▶ [Exercise] Up to and including the line that contains "constexpr int NG = NPT / PK;", return every line from the start of the data, unchanged.

▶ [Data entries]
#ifndef SSN_BLOCK_SKIP
#define SSN_BLOCK_SKIP 0
#endif
#ifndef SSN_BLOCK_PIPE
#define SSN_BLOCK_PIPE 1
#endif
#ifndef SSN_BLOCK_HOIST_A
#define SSN_BLOCK_HOIST_A 2
#endif
#ifndef SSN_BLOCK_HOIST_B
#define SSN_BLOCK_HOIST_B 4
#endif
#ifndef SSN_BLOCK_HOIST_C
#define SSN_BLOCK_HOIST_C 2
#endif
struct BlockHoist { int a, b, c; };
constexpr BlockHoist block_hoist(bool pipe, int tpb, int ng) {
  if (!pipe || SSN_BLOCK_SKIP != 0) return {0, 0, 0};
  const int room = tpb <= 512 && ng >= 10 ? ng : 0;
  const int c = SSN_BLOCK_HOIST_C >= 2 && room >= 2 ? 2 : 0;
  int b = SSN_BLOCK_HOIST_B < room - c ? SSN_BLOCK_HOIST_B : room - c;
  int a_ = SSN_BLOCK_HOIST_A < room - c - b ? SSN_BLOCK_HOIST_A : room - c - b;
  return {a_, b, c};
}

template <typename T, int DIN, int DOUT, int NPT, int TPB, int LDSW, int SPLIT = 0, int TAP = 0>
__global__ __launch_bounds__(TPB) void k_ens_block(BlockArgs<T> a) {
  static_assert(!(SPLIT && TAP), "the split kernel has no tapped form");
  constexpr bool ENC_LDS = LDSW == DIN;
  static_assert(LDSW == 0 || LDSW == DIN, "LDSW");
  extern __shared__ __align__(16) unsigned char ssn_block_dyn[];
  T* const e_lds = reinterpret_cast<T*>(ssn_block_dyn);
  constexpr bool F32 = sizeof(T) == 4;
  constexpr int PK = F32 ? 2 : 1;
  constexpr int NG = NPT / PK;
  static_assert(NPT % PK == 0, "f32 variants handle neuron pairs");
  constexpr bool PIPE = F32 && NG >= 5 && SSN_BLOCK_PIPE != 0;
  constexpr BlockHoist HO = block_hoist(PIPE, TPB, NG);
  constexpr int HC = HO.c, HA = HO.a, HB = HO.b, HT = HC + HA + HB;
  using G = typename std::conditional<F32, f32x2, T>::type;
  constexpr int DP = DOUT <= 4 ? 4 : 8;
  static_assert(!SPLIT || (sizeof(T) == 4 && DOUT <= 4), "split ensembles: f32, at most four decoded rows");
  const int P = SPLIT ? a.P : 1;
  const int k = P > 1 ? (int)blockIdx.x / P : (int)blockIdx.x;
  const int member = P > 1 ? (int)blockIdx.x - k * P : 0;
  const int noff = member * a.n_member;
  const int n_loc = P > 1 ? max(0, min(a.n_member, a.n_pad - noff)) : a.n_pad;
  const int tid = threadIdx.x;
  const int nthr = NG == 1 ? (int)blockDim.x : TPB;
  const int lane = tid & 63, wave = tid >> 6;
  const size_t row = (size_t)a.n_pad;
  const T* __restrict__ enc = a.enc + (size_t)k * DIN * row + noff;
  const T* __restrict__ bias = a.bias + (size_t)k * row + noff;
  T* __restrict__ Sp = a.S + (size_t)k * row + noff;
  const NeuronParams<T> np = a.np;
  const LifMath<T> lm(np);
  const int* tcol = nullptr;
  if constexpr (TAP != 0) {
    const int tslot = a.tap_slot[k];
    if (tslot >= 0) tcol = a.tap_col + (size_t)tslot * row;
// ... 18 lines not shown
    return reinterpret_cast<const G*>(e_lds + lrow[d] + g * nthr * PK);
  };
#pragma unroll
  for (int g = 0; g < NG; ++g) {
    const int i0 = (g * nthr + tid) * PK;
    const bool in = i0 < n_loc;
    const int ii = in ? i0 : 0;
    const T msk = in ? T(1) : T(0);
    auto ld = [&](const T* p) -> G { if constexpr (F32) return *reinterpret_cast<const f32x2*>(p) * msk; else return *p * msk; };
#pragma unroll
    for (int d = 0; d < DIN; ++d) {
      const G ev = ld(enc + d * row + ii);
      if constexpr (ENC_LDS) *reinterpret_cast<G*>(e_lds + d * cap + i0) = ev; else e[g][d] = ev;
    }
    b[g] = ld(bias + ii);
    s[g] = ld(Sp + ii);
    if constexpr (F32) {
      b[g] = b[g] - 1.0f;
      s[g] = (f32x2){lif_word_in(s[g].x, lcK), lif_word_in(s[g].y, lcK)};
    }
    if (a.dec_neuron_major) {
      const T* dp = a.dec + ((size_t)k * row + noff + ii) * DP;
#pragma unroll
      for (int r = 0; r < DOUT; ++r) {
        if constexpr (F32) dc[g][r] = (f32x2){dp[r], dp[DP + r]} * msk; else dc[g][r] = dp[r] * msk;
      }
    } else {
      const T* dp = a.dec + (size_t)k * DOUT * row + noff + ii;
#pragma unroll
      for (int r = 0; r < DOUT; ++r) dc[g][r] = ld(dp + r * row);
    }
  }

  constexpr int CH = 32;
  constexpr int XP = 4;
  constexpr int RW = DOUT <= 4 ? 64 : 128;
  __shared__ __align__(16) T red[2][RW];
  __shared__ __align__(16) T xs[CH][XP];
  __shared__ T os[CH][DOUT];
  __shared__ int s_dst[DOUT];
  __shared__ int s_out[DOUT];
  for (int i = tid; i < 2 * RW; i += nthr) (&red[0][0])[i] = T(0);
  if (tid < DOUT) { s_dst[tid] = a.didx[(long long)k * DOUT + tid]; s_out[tid] = a.rowout[(long long)k * DOUT + tid] ? 1 : 0; }
  const T* __restrict__ xbase = a.xrows + (size_t)a.row0 * a.n_sig + a.x_off + (long long)k * DIN;

  T fs[F32 ? 1 : DOUT], la[F32 ? 1 : DOUT], lb[F32 ? 1 : DOUT], tot[F32 ? 1 : DOUT];
  float F0 = 0.0f, F1 = 0.0f, la0 = 0.0f, lb0 = 0.0f, la1 = 0.0f, lb1 = 0.0f, v0 = 0.0f, v1 = 0.0f;
  T xa[DIN];
  int xr[DIN];
#pragma unroll
  for (int d = 0; d < DIN; ++d) {
    xr[d] = a.xrow[(long long)k * DIN + d];
    xa[d] = xr[d] >= 0 ? a.xalpha[(long long)k * DIN + d] : T(0);
  }
  if constexpr (F32) {
    const int r0 = lane >> 4;
    if (r0 < DOUT) {
      const long long i = (long long)k * DOUT + r0;
      const int st = a.lp_state[i];
      if (st >= 0) { F0 = a.sig[st]; la0 = a.lp_a[i]; lb0 = a.lp_b[i]; }
    }
    if (DOUT > 4) {
      const long long i = (long long)k * DOUT + 4;
      const int st = a.lp_state[i];
      if (st >= 0) { F1 = a.sig[st]; la1 = a.lp_a[i]; lb1 = a.lp_b[i]; }
    }
  } else {
#pragma unroll
    for (int r = 0; r < DOUT; ++r) {
      const long long i = (long long)k * DOUT + r;
      const int st = a.lp_state[i];
      fs[r] = st >= 0 ? a.sig[st] : T(0);
      la[r] = st >= 0 ? a.lp_a[i] : T(0);
      lb[r] = st >= 0 ? a.lp_b[i] : T(0);
// ... 13 lines not shown
  G en[ILE][LDSW > 0 ? LDSW : 1];
  if constexpr (ENC_LDS) {
#pragma unroll
    for (int u = 0; u < ILE; ++u)
#pragma unroll
      for (int d = 0; d < LDSW; ++d) en[u][d] = *lds_group(d, u);
  }
#ifdef SSN_BLOCK_STAMPS
  unsigned long long bst[6] = {0, 0, 0, 0, 0, 0}, bt0 = 0, bt1 = 0, bt2 = 0, bt3 = 0, bt4 = 0, bt5 = 0, bt6 = 0, bm0 = 0, br0 = 0;
  asm volatile("s_memtime %0\n\ts_memrealtime %1\n\ts_waitcnt lgkmcnt(0)" : "=s"(bm0), "=s"(br0) :: "memory");
#endif
  unsigned int n_slots = 0, n_silent = 0;
  T x[DIN];
  int xl[DIN];
#pragma unroll
  for (int d = 0; d < DIN; ++d) xl[d] = __builtin_amdgcn_readfirstlane((xr[d] & 3) << 4);
  auto assemble_x = [&](const float4 xv) {
    const float xin[4] = {xv.x, xv.y, xv.z, xv.w};
    float f1 = 0.0f;
    if constexpr (DOUT > 4) f1 = bits_f(__builtin_amdgcn_readlane(f_bits(F1), 0));
#pragma unroll
    for (int d = 0; d < DIN; ++d) {
      const float f0 = bits_f(__builtin_amdgcn_readlane(f_bits(F0), xl[d]));
      float st = f0;
      if constexpr (DOUT > 4) st = xr[d] >= 4 ? f1 : f0;
      x[d] = __builtin_fmaf(xa[d], st, xin[d]);
    }
  };
  f32x2 W0h[HT > 0 ? HT : 1], emh[HT > 0 ? HT : 1];
  if constexpr (HT > 0) {
#pragma unroll
    for (int g = 0; g < HT; ++g) lif_state_part(s[g], lc, W0h[g], emh[g]);
  }
  for (int j0 = 0; j0 < a.B; j0 += CH) {
    const int cn = min(CH, a.B - j0);
    __syncthreads();
    if (j0 > 0 && member == 0) {
      for (int i = tid; i < CH * DOUT; i += nthr) {
        const int jj = i / DOUT, r = i - jj * DOUT;
        if (s_out[r]) a.bsig[(size_t)(a.row0 + j0 - CH + jj) * a.n_sig + s_dst[r]] = os[jj][r];
      }
    }
    for (int i = tid; i < cn * DIN; i += nthr) {
      const int jj = i / DIN, d = i - jj * DIN;
      xs[jj][d] = xbase[(size_t)(j0 + jj) * a.n_sig + d];
    }
    __syncthreads();
    if constexpr (PIPE) {
      assemble_x(*(const float4*)xs[0]);
    }

    for (int jj = 0; jj < cn; ++jj) {
      SSN_BSTAMP(bt0);
      if constexpr (SPLIT != 0) {
        if (P > 1 && wave == 0 && (lane & 15) == 0) {
          unsigned int* const rst = a.xslots + (size_t)k * 64 + (size_t)((j0 + jj + 1) % 3) * ((size_t)a.K * 64) + member * 4 + (lane >> 4);
          const unsigned int sent = BLOCK_XCHG_SENTINEL;
          asm volatile("global_store_dword %0, %1, off sc0 sc1" :: "v"(rst), "v"(sent) : "memory");
        }
      }
      if constexpr (PIPE) {
      } else if constexpr (F32) {
        assemble_x(*(const float4*)xs[jj]);
      } else {
        T xin[XP];
        *(double2*)xin = *(const double2*)xs[jj]; *(double2*)(xin + 2) = *(const double2*)(xs[jj] + 2);
#pragma unroll
        for (int d = 0; d < DIN; ++d) {
          T st = T(0);
#pragma unroll
          for (int r = 0; r < DOUT; ++r) st = xr[d] == r ? fs[r] : st;
          x[d] = xr[d] >= 0 ? xin[d] + xa[d] * st : xin[d];
        }
      }
      SSN_BSTAMP(bt1);
      G accg[DOUT];
#pragma unroll
      for (int r = 0; r < DOUT; ++r) accg[r] = G(0);
      constexpr int IL = ILE;
#pragma unroll
      for (int g0 = 0; g0 < NG; g0 += IL) {
        G J[IL], spk[IL];
#pragma unroll
        for (int u = 0; u < IL; ++u) {
          const int g = g0 + u < NG ? g0 + u : NG - 1;
          J[u] = b[g];
#pragma unroll
          for (int d = 0; d < DIN; ++d) {
            if constexpr (ENC_LDS) J[u] += en[u][d] * x[d];
            else J[u] += e[g][d] * x[d];
          }
        }
        if constexpr (ENC_LDS) {
#pragma unroll
          for (int u = 0; u < IL; ++u) {
            if (g0 + u >= NG) continue;
            asm volatile("" : "+v"(J[u]));
            const int gn = g0 + IL + u < NG ? g0 + IL + u : (g0 + IL + u) % IL;
#pragma unroll
// ... 82 lines not shown
          if constexpr (TAP != 0) {
            if (tcol) {
              const int i0 = (g * nthr + tid) * PK;
              T* const trow = a.bsig + (size_t)(a.row0 + j0 + jj) * a.n_sig;
              if (i0 < n_loc) {
                if constexpr (F32) {
                  const int2 d = *reinterpret_cast<const int2*>(tcol + i0);
                  const f32x2 val = spk[u] * a.tap_amp;
                  if (d.x >= 0) trow[d.x] = val.x;
                  if (d.y >= 0) trow[d.y] = val.y;
                } else {
                  const int d = tcol[i0];
                  if (d >= 0) trow[d] = spk[u] * a.tap_amp;
                }
              }
            }
          }
          if constexpr (F32 && SSN_BLOCK_SKIP == 1) continue;
#pragma unroll
          for (int r = 0; r < DOUT; ++r) {
            if constexpr (F32) accg[r] = __builtin_elementwise_fma(spk[u], dc[g][r], accg[r]);
            else accg[r] = fma(spk[u], dc[g][r], accg[r]);
          }
        }
        }
#ifndef SSN_BLOCK_NO_SCHED_BARRIER
        if constexpr (F32) __builtin_amdgcn_sched_barrier(0);
#endif
      }
      const int par = jj & 1;
      SSN_BSTAMP(bt2);
      if constexpr (F32) {
        float4 xnx = {0.0f, 0.0f, 0.0f, 0.0f};
        if constexpr (PIPE) xnx = *(const float4*)xs[jj + 1 < cn ? jj + 1 : jj];
        (void)xnx;
        float acc[DOUT];
#pragma unroll
        for (int r = 0; r < DOUT; ++r) acc[r] = accg[r].x + accg[r].y;
        if constexpr (DOUT >= 4) {
          const auto p01 = __builtin_amdgcn_permlane32_swap(f_bits(acc[0]), f_bits(acc[1]), false, false);
          const auto p23 = __builtin_amdgcn_permlane32_swap(f_bits(acc[2]), f_bits(acc[3]), false, false);
          const float s01 = bits_f(p01[0]) + bits_f(p01[1]);
          const float s23 = bits_f(p23[0]) + bits_f(p23[1]);
          const auto q = __builtin_amdgcn_permlane16_swap(f_bits(s01), f_bits(s23), false, false);
          float t4 = bits_f(q[0]) + bits_f(q[1]);
          t4 = row_sum_dpp(t4);
          if constexpr (DOUT == 5) {
            const float w4 = wave_sum_dpp(acc[4]);
            if (wslot >= 0) red[par][wslot] = lane == 63 ? w4 : t4;
          } else {
            if (wslot >= 0) red[par][wslot] = t4;
          }
        } else {
          wave_sum_dpp_n<DOUT>(acc);
          if (lane == 63) {
#pragma unroll
            for (int r = 0; r < DOUT; ++r) red[par][r * 16 + wave] = acc[r];
          }
        }
        if constexpr (HA > 0) {
          __builtin_amdgcn_sched_barrier(0);
#pragma unroll
          for (int g = HC; g < HC + HA; ++g) lif_state_part(s[g], lc, W0h[g], emh[g]);
          __builtin_amdgcn_sched_barrier(0);
        }
        SSN_BSTAMP(bt3);
        __syncthreads();
// ... 38 lines not shown
          if (P > 1) {
            const int tq = j0 + jj;
            unsigned int* const xb = a.xslots + (size_t)k * 64;
            const size_t bstride = (size_t)a.K * 64;
            if (wave == 0 && (lane & 15) == 0) {
              unsigned int* const pub = xb + (size_t)(tq % 3) * bstride + member * 4 + (lane >> 4);
              const unsigned int val = f_bits(v0);
              asm volatile("s_waitcnt vmcnt(0)\n\tglobal_store_dword %0, %1, off sc0 sc1" :: "v"(pub), "v"(val) : "memory");
            }
            const unsigned int* const src = xb + (size_t)(tq % 3) * bstride + (lane & 15) * 4 + (lane >> 4);
            const bool mine = (lane & 15) < P;
            unsigned int got = 0, spins = 0;
            while (true) {
              if (mine) asm volatile("global_load_dword %0, %1, off sc0 sc1\n\ts_waitcnt vmcnt(0)" : "=v"(got) : "v"(src) : "memory");
              if (!__any(mine && got == BLOCK_XCHG_SENTINEL)) break;
              if (++spins > (1u << 20)) { if (lane == 0) *a.xerr = 1; break; }
            }
            v0 = row_sum_dpp(mine ? bits_f(got) : 0.0f);
          }
        }
        F0 = __builtin_fmaf(la0, F0, lb0 * v0);
        if constexpr (HC > 0) {
          __builtin_amdgcn_sched_barrier(0);
#pragma unroll
          for (int g = 0; g < HC; ++g) W0h[g] = pk_clamp01(s[g]);
          __builtin_amdgcn_sched_barrier(0);
        }
        if constexpr (DOUT > 4) {
          if constexpr (PIPE) v1 = row_sum_dpp(v1); else v1 = row_sum_dpp(red[par][64 + lane]);
          F1 = __builtin_fmaf(la1, F1, lb1 * v1);
        }
        if constexpr (PIPE) assemble_x(xnx);
        if (wave == 0 && member == 0) {
          if ((lane & 15) == 0 && (lane >> 4) < DOUT) os[jj][lane >> 4] = v0;
          if (DOUT > 4 && lane == 0) os[jj][4] = v1;
        }
        SSN_BSTAMP(bt6);
        SSN_BSTAMP_ADD(0, bt0, bt1); SSN_BSTAMP_ADD(1, bt1, bt2); SSN_BSTAMP_ADD(2, bt2, bt3); SSN_BSTAMP_ADD(3, bt3, bt4);
        SSN_BSTAMP_ADD(4, bt4, bt6); SSN_BSTAMP_ADD(5, bt4, bt5);
      } else {
        T acc[DOUT];
#pragma unroll
        for (int r = 0; r < DOUT; ++r) acc[r] = accg[r];
        wave_sum_dpp_n<DOUT>(acc);
        if (lane == 63) {
#pragma unroll
          for (int r = 0; r < DOUT; ++r) red[par][r * 16 + wave] = acc[r];
        }
        __syncthreads();
#pragma unroll
        for (int r = 0; r < DOUT; ++r) {
          T t = T(0);
#pragma unroll
          for (int w = 0; w < 16; ++w) t += red[par][r * 16 + w];
          tot[r] = t;
        }
#pragma unroll
        for (int r = 0; r < DOUT; ++r) fs[r] = la[r] * fs[r] + lb[r] * tot[r];
        if (tid < DOUT) {
          T v = T(0);
#pragma unroll
          for (int r = 0; r < DOUT; ++r) v = tid == r ? tot[r] : v;
          os[jj][tid] = v;
        }
      }
    }
  }
#ifdef SSN_BLOCK_STAMPS
  if constexpr (F32) {
    unsigned long long bm1, br1;
    asm volatile("s_memtime %0\n\ts_memrealtime %1\n\ts_waitcnt lgkmcnt(0)" : "=s"(bm1), "=s"(br1) :: "memory");
    if (lane == 0) {
      for (int i = 0; i < 5; ++i) atomicAdd(&g_block_stamps[i], bst[i]);
      atomicAdd(&g_block_stamps[8], bst[5]);
      atomicAdd(&g_block_stamps[5], (unsigned long long)a.B);
      if (k == 0 && wave == 0) { atomicAdd(&g_block_stamps[6], bm1 - bm0); atomicAdd(&g_block_stamps[7], br1 - br0); }
    }
  }
#endif
  if constexpr (F32 && SSN_BLOCK_SKIP != 0) {
    if (lane == 0 && a.slot_stats) {
      atomicAdd(a.slot_stats, (unsigned long long)n_slots);
      atomicAdd(a.slot_stats + 1, (unsigned long long)n_silent);
    }
  }
  __syncthreads();
  if (member == 0) {
    const int j0 = (a.B - 1) / CH * CH, cn = a.B - j0;
    for (int i = tid; i < cn * DOUT; i += nthr) {
      const int jj = i / DOUT, r = i - jj * DOUT;
      if (s_out[r]) a.bsig[(size_t)(a.row0 + j0 + jj) * a.n_sig + s_dst[r]] = os[jj][r];
    }
  }

  int tid2 = tid;
  asm volatile("" : "+v"(tid2));
#pragma unroll
  for (int g = 0; g < NG; ++g) {
    const int i0 = (g * nthr + tid2) * PK;
    if constexpr (F32) s[g] = (f32x2){lif_word_out(s[g].x, lcK), lif_word_out(s[g].y, lcK)};
    if (i0 < n_loc) *reinterpret_cast<G*>(Sp + i0) = s[g];
  }
  if constexpr (TAP != 0) {
    if (tcol && a.B > 0) {
      const T* const lrow = a.bsig + (size_t)(a.row0 + a.B - 1) * a.n_sig;
#pragma unroll
      for (int g = 0; g < NG; ++g) {
        const int i0 = (g * nthr + tid2) * PK;
        if (i0 >= n_loc) continue;
#pragma unroll
        for (int c = 0; c < PK; ++c) {
          const int d = tcol[i0 + c];
          if (d >= 0) a.sig_w[d] = lrow[d];
        }
      }
    }
  }
  if (a.B > 0 && member == 0) {
    if constexpr (F32) {
      if (wave == 0 && (lane & 15) == 0 && (lane >> 4) < DOUT) {
        const int r = lane >> 4;
        a.sig_w[s_dst[r]] = v0;
        const int st = a.lp_state[(long long)k * DOUT + r];
        if (st >= 0) a.sig_w[st] = F0;
      }
      if (DOUT > 4 && tid == 0) {
        a.sig_w[s_dst[4]] = v1;
        const int st = a.lp_state[(long long)k * DOUT + 4];
        if (st >= 0) a.sig_w[st] = F1;
      }
    } else if (tid < DOUT) {
      T v = T(0), f = T(0);
#pragma unroll
      for (int r = 0; r < DOUT; ++r) { v = tid == r ? tot[r] : v; f = tid == r ? fs[r] : f; }
      a.sig_w[s_dst[tid]] = v;
      const int st = a.lp_state[(long long)k * DOUT + tid];
      if (st >= 0) a.sig_w[st] = f;
    }
  }
}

▶ [Result]
#ifndef SSN_BLOCK_SKIP
#define SSN_BLOCK_SKIP 0
#endif
#ifndef SSN_BLOCK_PIPE
#define SSN_BLOCK_PIPE 1
#endif
#ifndef SSN_BLOCK_HOIST_A
#define SSN_BLOCK_HOIST_A 2
#endif
#ifndef SSN_BLOCK_HOIST_B
#define SSN_BLOCK_HOIST_B 4
#endif
#ifndef SSN_BLOCK_HOIST_C
#define SSN_BLOCK_HOIST_C 2
#endif
struct BlockHoist { int a, b, c; };
constexpr BlockHoist block_hoist(bool pipe, int tpb, int ng) {
  if (!pipe || SSN_BLOCK_SKIP != 0) return {0, 0, 0};
  const int room = tpb <= 512 && ng >= 10 ? ng : 0;
  const int c = SSN_BLOCK_HOIST_C >= 2 && room >= 2 ? 2 : 0;
  int b = SSN_BLOCK_HOIST_B < room - c ? SSN_BLOCK_HOIST_B : room - c;
  int a_ = SSN_BLOCK_HOIST_A < room - c - b ? SSN_BLOCK_HOIST_A : room - c - b;
  return {a_, b, c};
}

template <typename T, int DIN, int DOUT, int NPT, int TPB, int LDSW, int SPLIT = 0, int TAP = 0>
__global__ __launch_bounds__(TPB) void k_ens_block(BlockArgs<T> a) {
  static_assert(!(SPLIT && TAP), "the split kernel has no tapped form");
  constexpr bool ENC_LDS = LDSW == DIN;
  static_assert(LDSW == 0 || LDSW == DIN, "LDSW");
  extern __shared__ __align__(16) unsigned char ssn_block_dyn[];
  T* const e_lds = reinterpret_cast<T*>(ssn_block_dyn);
  constexpr bool F32 = sizeof(T) == 4;
  constexpr int PK = F32 ? 2 : 1;
  constexpr int NG = NPT / PK;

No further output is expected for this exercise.